--- HOW TO COMPLETE THIS TASK ---
Below are some records. Return exactly the lines from the one containing "constexpr int TT = G::TT, COLS = G::COLS;" through the one containing "constexpr int OPIX = F32OUT ? 256 : 128;", both included, and only those.

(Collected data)
# # # # # # #

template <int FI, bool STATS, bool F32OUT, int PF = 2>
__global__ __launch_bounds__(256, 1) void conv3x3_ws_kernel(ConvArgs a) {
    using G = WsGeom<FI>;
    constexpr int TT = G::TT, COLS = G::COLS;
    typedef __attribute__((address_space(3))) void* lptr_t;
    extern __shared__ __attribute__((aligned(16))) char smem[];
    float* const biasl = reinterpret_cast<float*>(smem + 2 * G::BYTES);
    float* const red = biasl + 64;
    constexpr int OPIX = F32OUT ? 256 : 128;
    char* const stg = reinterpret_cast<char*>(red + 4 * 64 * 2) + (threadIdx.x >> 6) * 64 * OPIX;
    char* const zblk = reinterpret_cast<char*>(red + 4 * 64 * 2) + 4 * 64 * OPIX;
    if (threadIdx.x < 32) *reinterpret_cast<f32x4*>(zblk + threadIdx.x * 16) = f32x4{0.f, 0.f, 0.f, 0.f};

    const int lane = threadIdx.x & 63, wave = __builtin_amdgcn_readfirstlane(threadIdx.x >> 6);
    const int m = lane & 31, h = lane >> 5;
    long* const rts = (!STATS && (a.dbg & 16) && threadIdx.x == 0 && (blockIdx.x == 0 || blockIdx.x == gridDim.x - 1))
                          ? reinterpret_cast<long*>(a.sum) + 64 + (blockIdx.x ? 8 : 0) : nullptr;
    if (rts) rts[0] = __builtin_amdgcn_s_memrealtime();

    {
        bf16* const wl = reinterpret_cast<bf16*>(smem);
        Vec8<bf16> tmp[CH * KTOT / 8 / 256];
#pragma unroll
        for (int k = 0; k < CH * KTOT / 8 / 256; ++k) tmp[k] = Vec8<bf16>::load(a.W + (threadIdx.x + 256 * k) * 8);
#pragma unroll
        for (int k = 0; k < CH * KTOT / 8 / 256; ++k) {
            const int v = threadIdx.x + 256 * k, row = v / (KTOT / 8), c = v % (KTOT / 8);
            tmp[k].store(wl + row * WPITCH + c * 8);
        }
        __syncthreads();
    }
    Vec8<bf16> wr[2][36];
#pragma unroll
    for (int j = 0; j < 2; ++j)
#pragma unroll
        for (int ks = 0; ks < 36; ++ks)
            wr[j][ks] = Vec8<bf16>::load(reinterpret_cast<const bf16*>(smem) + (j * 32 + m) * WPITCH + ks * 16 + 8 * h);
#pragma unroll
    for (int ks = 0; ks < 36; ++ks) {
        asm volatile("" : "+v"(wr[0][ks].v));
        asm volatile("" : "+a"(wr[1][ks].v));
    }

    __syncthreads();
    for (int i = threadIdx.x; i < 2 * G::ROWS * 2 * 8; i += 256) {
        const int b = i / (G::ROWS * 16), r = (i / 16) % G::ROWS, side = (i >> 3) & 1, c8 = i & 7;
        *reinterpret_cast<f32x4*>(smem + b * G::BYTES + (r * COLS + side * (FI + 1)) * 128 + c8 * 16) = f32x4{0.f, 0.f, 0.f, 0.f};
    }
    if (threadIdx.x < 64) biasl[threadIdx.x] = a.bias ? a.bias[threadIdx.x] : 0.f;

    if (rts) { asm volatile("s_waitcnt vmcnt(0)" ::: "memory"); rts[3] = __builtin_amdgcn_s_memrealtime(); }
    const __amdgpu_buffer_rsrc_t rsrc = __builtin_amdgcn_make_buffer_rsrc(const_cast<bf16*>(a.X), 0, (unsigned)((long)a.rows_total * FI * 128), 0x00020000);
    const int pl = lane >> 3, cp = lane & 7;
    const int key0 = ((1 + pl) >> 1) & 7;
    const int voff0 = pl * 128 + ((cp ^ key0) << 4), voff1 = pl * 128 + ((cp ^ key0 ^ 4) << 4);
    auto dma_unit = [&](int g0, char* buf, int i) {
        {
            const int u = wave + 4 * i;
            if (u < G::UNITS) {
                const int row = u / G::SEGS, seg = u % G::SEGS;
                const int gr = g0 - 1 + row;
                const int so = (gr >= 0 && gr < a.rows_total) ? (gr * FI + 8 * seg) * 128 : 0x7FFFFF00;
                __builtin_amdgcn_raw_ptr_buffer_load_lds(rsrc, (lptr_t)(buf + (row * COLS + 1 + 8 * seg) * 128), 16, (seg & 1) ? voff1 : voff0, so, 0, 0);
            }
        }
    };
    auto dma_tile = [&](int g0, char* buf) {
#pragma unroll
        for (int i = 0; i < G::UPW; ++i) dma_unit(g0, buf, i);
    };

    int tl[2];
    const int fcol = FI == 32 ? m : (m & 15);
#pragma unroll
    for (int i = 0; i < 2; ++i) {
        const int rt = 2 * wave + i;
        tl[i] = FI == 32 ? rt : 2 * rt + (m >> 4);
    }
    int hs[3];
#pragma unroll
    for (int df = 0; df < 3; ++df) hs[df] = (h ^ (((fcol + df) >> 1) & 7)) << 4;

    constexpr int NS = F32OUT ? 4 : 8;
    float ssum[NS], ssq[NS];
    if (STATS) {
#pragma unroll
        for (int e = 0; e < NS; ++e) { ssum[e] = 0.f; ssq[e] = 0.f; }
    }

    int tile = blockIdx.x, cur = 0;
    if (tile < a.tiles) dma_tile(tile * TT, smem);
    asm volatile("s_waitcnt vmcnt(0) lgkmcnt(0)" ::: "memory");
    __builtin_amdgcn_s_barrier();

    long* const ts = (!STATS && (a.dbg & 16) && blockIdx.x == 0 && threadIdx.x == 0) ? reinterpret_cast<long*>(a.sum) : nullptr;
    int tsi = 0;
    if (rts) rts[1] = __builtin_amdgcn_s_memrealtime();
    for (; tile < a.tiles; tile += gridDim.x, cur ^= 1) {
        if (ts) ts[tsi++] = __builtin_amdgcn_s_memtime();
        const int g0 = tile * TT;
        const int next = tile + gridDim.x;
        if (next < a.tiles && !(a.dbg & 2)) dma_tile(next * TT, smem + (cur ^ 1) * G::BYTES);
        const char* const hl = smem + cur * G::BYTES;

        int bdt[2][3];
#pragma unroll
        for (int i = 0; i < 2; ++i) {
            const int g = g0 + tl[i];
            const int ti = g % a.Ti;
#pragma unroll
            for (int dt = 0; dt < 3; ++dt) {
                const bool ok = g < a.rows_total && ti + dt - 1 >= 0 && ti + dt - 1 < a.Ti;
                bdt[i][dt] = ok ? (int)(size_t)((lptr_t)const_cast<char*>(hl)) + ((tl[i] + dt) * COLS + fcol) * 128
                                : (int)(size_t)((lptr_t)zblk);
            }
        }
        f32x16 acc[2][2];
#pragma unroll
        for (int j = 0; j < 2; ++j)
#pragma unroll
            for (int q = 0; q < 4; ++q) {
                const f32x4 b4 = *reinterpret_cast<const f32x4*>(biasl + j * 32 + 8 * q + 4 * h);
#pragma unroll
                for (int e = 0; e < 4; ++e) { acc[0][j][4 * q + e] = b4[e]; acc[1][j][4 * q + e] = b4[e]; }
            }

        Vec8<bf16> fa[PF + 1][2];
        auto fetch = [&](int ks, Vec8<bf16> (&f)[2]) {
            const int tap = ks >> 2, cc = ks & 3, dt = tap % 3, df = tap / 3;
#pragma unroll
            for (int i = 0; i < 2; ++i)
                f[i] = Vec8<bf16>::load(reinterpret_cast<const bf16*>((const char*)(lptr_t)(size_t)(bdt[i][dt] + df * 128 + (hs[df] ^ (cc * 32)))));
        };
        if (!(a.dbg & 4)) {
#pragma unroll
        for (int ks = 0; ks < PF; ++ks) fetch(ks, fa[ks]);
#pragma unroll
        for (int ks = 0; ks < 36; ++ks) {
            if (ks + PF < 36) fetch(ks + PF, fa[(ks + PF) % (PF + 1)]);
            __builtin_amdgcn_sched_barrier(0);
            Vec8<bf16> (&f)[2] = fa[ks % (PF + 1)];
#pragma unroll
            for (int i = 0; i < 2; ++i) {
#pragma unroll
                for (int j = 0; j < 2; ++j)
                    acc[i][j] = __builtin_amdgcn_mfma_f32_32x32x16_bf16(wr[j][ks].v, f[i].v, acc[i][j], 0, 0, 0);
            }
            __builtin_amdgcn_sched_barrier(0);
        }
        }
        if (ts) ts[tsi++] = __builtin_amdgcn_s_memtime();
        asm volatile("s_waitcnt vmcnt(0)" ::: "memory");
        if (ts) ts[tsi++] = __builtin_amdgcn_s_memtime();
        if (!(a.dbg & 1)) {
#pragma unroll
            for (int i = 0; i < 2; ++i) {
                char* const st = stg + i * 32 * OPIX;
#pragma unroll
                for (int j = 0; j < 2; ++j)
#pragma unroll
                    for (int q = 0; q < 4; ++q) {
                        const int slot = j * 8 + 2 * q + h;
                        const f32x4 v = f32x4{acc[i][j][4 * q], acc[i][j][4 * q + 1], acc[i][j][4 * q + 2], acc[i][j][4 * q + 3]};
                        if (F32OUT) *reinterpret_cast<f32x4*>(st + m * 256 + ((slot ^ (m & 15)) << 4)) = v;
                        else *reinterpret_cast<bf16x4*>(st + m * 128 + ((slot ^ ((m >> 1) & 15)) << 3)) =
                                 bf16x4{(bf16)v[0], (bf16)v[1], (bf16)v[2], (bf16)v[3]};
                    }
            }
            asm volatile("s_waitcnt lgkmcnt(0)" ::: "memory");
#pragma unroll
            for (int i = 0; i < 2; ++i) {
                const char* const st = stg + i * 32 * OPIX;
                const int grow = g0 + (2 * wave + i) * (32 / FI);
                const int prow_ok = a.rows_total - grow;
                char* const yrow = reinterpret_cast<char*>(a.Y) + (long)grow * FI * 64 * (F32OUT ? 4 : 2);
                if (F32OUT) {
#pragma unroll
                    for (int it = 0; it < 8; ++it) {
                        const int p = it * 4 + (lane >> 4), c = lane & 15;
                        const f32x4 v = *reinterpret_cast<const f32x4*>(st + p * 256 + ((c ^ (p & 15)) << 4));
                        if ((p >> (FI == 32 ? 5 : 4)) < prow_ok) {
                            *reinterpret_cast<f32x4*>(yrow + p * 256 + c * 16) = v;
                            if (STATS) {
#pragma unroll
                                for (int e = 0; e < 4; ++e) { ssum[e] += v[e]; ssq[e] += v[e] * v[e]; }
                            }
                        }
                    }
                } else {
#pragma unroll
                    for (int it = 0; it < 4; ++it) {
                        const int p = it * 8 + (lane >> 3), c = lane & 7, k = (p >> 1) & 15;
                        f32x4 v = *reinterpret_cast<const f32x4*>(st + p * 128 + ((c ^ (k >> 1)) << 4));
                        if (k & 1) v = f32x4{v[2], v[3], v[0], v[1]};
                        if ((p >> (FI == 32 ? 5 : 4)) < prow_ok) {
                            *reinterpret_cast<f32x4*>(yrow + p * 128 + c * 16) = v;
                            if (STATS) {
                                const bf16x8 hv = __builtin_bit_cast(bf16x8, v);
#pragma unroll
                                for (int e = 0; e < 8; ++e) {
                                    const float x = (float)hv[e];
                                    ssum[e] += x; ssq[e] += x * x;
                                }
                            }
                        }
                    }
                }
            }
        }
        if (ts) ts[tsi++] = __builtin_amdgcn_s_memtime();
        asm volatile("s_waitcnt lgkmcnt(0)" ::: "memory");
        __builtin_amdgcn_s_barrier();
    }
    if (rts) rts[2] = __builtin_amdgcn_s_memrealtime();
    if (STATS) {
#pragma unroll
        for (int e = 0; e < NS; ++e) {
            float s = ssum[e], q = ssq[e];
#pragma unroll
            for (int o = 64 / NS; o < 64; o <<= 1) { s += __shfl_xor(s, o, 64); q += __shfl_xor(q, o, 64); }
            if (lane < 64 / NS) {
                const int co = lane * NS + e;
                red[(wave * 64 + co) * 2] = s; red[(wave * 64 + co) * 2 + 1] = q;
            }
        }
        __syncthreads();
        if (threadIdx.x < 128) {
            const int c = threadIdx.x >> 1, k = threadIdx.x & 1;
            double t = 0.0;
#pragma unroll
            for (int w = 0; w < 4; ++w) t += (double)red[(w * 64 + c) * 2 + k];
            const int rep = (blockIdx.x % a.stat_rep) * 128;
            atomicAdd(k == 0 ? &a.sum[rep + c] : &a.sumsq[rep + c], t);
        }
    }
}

# # # # # # #

--- RESULT OF THE EXERCISE ---
    constexpr int TT = G::TT, COLS = G::COLS;
    typedef __attribute__((address_space(3))) void* lptr_t;
    extern __shared__ __attribute__((aligned(16))) char smem[];
    float* const biasl = reinterpret_cast<float*>(smem + 2 * G::BYTES);
    float* const red = biasl + 64;
    constexpr int OPIX = F32OUT ? 256 : 128;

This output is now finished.